(Exercise inputs Opens)

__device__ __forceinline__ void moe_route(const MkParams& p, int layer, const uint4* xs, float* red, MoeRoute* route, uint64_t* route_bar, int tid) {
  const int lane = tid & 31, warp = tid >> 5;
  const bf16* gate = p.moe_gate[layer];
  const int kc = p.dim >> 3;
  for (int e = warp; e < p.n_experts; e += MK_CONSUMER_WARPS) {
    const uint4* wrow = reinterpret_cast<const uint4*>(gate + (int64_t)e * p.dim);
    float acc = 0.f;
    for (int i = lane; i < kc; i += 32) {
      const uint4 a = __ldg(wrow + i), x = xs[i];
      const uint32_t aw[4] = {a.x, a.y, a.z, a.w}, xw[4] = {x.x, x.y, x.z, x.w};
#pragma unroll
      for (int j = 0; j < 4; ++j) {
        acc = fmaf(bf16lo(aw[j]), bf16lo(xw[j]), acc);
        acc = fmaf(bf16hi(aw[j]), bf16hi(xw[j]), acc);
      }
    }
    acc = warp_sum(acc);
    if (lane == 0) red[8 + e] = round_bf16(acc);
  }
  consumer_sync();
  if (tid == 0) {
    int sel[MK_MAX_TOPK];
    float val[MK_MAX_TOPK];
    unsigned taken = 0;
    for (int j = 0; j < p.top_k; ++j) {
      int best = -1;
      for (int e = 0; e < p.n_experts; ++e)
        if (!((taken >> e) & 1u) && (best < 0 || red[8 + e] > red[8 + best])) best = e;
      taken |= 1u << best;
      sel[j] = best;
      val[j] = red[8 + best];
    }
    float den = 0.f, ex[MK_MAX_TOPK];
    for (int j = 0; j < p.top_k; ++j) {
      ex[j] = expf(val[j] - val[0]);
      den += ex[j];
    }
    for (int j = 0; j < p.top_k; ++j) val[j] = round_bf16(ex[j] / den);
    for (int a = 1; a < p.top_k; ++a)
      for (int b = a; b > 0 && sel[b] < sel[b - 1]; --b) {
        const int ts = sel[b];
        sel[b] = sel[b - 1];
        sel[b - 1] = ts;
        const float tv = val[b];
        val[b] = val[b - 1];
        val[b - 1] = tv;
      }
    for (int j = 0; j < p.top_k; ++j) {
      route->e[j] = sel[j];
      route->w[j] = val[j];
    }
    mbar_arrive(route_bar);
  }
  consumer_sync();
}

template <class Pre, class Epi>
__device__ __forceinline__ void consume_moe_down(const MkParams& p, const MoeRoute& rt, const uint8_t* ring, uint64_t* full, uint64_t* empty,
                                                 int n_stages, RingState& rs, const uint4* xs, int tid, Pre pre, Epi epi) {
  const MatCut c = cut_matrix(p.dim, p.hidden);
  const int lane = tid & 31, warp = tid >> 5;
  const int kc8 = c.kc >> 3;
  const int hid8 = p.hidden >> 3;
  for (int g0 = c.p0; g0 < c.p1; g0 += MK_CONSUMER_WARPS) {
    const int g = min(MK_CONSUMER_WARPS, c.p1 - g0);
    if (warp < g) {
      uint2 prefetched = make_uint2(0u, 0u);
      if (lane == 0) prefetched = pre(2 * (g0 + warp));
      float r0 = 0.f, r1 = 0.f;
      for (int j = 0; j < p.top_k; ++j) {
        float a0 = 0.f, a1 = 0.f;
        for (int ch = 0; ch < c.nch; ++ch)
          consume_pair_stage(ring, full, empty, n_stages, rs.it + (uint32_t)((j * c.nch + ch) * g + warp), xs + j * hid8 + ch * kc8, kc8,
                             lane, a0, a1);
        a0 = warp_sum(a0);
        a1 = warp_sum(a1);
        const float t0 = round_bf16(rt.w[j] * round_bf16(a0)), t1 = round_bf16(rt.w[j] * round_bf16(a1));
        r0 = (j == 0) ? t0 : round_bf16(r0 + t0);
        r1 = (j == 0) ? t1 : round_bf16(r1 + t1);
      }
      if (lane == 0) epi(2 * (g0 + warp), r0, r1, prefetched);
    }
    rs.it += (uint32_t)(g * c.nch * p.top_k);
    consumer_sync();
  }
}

(Exercise inputs Closes)
(Exercise inputs Opens)

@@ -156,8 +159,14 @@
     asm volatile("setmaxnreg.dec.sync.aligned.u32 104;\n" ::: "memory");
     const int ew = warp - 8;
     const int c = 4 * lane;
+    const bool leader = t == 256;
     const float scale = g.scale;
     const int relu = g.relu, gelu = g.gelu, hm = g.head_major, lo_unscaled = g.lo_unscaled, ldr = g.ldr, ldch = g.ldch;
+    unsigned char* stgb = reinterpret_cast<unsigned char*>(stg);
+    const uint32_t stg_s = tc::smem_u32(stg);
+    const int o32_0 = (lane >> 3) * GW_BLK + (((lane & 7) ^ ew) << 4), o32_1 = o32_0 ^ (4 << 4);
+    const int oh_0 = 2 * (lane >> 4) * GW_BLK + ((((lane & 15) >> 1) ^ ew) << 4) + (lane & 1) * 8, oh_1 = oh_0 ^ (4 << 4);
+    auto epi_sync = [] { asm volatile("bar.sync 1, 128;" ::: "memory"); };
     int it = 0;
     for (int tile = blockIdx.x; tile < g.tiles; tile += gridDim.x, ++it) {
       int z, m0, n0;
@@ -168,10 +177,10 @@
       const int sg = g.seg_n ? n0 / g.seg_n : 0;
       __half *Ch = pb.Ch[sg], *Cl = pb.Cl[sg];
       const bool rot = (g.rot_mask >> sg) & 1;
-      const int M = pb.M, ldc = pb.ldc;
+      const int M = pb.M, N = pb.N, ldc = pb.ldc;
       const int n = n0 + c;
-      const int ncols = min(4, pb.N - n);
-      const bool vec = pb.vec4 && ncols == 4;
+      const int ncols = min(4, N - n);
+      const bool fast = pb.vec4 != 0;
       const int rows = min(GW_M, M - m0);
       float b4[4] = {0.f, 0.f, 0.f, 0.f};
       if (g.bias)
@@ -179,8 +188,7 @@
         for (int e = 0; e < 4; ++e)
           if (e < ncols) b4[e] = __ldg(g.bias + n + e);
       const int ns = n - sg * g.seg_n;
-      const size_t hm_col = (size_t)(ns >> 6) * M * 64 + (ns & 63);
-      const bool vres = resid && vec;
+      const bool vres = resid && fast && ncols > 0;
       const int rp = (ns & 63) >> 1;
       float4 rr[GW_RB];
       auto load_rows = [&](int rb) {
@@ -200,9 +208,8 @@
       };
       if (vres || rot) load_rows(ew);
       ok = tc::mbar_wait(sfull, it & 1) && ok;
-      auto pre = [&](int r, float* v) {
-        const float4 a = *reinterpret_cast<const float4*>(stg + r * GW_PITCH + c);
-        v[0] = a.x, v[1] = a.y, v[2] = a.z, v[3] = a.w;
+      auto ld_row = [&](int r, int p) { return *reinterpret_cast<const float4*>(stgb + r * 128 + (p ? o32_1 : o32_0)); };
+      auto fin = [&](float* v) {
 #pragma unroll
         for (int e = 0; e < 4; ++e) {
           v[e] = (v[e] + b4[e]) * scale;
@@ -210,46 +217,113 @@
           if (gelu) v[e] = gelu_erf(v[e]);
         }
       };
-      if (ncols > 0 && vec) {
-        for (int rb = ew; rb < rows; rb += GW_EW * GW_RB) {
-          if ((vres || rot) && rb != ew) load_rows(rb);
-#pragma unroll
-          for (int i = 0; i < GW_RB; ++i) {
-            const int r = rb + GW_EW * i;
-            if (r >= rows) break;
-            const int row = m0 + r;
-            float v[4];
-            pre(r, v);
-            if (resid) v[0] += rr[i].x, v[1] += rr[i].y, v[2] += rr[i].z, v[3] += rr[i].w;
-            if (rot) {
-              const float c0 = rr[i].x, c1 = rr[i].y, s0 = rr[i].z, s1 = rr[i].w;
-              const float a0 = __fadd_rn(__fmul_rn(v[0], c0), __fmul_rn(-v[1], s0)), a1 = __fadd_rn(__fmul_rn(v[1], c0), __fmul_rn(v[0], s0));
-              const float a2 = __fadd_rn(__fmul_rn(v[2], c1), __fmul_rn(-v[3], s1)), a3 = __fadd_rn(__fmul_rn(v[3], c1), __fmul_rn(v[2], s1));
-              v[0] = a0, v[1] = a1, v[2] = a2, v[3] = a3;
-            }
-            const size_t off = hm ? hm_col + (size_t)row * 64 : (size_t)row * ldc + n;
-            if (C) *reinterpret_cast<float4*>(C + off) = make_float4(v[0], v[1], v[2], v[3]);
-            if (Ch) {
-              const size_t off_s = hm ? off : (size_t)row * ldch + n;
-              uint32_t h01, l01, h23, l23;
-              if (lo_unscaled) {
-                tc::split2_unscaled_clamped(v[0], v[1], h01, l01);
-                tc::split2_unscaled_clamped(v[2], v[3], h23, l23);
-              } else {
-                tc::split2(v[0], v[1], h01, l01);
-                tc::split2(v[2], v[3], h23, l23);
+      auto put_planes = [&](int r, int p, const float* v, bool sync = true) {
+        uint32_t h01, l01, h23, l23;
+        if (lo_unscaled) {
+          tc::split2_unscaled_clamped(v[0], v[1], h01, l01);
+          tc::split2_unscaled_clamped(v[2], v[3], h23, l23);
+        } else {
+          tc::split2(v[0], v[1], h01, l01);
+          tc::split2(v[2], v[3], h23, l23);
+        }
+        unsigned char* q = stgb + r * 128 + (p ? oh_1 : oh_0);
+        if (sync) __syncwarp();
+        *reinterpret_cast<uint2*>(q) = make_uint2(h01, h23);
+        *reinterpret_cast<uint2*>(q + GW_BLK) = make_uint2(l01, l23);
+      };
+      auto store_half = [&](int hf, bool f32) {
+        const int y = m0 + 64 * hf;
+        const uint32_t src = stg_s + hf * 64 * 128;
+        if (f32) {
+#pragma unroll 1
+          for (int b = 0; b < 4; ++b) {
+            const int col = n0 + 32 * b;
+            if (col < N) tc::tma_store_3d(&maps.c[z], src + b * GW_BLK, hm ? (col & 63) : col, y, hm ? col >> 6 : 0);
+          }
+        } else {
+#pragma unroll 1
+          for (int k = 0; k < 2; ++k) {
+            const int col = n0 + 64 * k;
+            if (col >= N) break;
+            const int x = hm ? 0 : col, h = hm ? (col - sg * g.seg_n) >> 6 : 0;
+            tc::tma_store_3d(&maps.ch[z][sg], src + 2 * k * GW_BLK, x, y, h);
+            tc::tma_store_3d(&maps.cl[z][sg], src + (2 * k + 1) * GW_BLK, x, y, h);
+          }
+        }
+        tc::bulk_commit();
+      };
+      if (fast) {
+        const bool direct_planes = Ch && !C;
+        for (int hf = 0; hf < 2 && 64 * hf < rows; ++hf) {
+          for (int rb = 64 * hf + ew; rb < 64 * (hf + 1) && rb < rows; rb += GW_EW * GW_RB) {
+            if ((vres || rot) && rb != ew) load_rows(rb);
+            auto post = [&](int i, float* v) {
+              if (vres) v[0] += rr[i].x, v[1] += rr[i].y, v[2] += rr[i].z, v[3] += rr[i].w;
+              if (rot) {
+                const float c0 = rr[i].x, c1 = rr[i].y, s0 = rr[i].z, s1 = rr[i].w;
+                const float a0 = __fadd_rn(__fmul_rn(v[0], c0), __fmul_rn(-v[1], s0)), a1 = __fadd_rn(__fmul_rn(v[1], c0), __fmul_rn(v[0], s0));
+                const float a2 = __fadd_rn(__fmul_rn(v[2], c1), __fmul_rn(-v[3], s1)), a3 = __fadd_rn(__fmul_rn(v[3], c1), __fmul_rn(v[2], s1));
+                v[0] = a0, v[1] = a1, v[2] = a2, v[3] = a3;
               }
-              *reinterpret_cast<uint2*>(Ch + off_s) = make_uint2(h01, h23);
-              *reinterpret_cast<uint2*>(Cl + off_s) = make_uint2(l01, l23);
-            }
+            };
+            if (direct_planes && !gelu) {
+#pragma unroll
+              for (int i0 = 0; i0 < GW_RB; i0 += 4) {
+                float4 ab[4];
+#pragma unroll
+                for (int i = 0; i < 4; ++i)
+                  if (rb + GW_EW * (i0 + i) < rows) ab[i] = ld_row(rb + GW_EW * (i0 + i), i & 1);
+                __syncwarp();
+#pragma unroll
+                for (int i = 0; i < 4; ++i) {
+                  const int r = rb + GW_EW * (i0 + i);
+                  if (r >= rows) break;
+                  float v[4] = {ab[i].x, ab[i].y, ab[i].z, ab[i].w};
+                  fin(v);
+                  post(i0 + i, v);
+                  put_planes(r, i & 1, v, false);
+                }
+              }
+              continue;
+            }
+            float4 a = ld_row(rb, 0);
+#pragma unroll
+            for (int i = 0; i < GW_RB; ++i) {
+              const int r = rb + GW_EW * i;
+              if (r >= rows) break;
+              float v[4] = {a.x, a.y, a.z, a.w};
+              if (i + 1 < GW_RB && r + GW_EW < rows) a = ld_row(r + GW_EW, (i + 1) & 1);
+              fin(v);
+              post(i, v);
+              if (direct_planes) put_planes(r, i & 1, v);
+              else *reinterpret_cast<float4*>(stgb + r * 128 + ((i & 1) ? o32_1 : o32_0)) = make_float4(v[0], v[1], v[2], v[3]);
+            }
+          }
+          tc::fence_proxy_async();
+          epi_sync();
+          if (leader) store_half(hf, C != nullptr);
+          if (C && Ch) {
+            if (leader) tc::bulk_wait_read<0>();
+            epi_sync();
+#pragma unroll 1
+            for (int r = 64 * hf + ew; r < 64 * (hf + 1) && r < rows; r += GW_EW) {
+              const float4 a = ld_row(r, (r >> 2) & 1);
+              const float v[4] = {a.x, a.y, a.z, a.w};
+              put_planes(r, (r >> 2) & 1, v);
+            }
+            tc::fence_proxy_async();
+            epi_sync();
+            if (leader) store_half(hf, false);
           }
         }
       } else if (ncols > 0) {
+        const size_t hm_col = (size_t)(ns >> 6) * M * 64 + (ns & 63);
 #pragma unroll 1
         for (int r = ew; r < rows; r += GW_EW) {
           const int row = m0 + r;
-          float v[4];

(Exercise inputs Closes)

◆ Task requirements:
Extract from the records above the lines from the one containing "void moe_route(const MkParams&" to the one containing "acc = warp_sum(acc);", both lines included, exactly as they appear and with nothing else.

◆ Answer space:
__device__ __forceinline__ void moe_route(const MkParams& p, int layer, const uint4* xs, float* red, MoeRoute* route, uint64_t* route_bar, int tid) {
  const int lane = tid & 31, warp = tid >> 5;
  const bf16* gate = p.moe_gate[layer];
  const int kc = p.dim >> 3;
  for (int e = warp; e < p.n_experts; e += MK_CONSUMER_WARPS) {
    const uint4* wrow = reinterpret_cast<const uint4*>(gate + (int64_t)e * p.dim);
    float acc = 0.f;
    for (int i = lane; i < kc; i += 32) {
      const uint4 a = __ldg(wrow + i), x = xs[i];
      const uint32_t aw[4] = {a.x, a.y, a.z, a.w}, xw[4] = {x.x, x.y, x.z, x.w};
#pragma unroll
      for (int j = 0; j < 4; ++j) {
        acc = fmaf(bf16lo(aw[j]), bf16lo(xw[j]), acc);
        acc = fmaf(bf16hi(aw[j]), bf16hi(xw[j]), acc);
      }
    }
    acc = warp_sum(acc);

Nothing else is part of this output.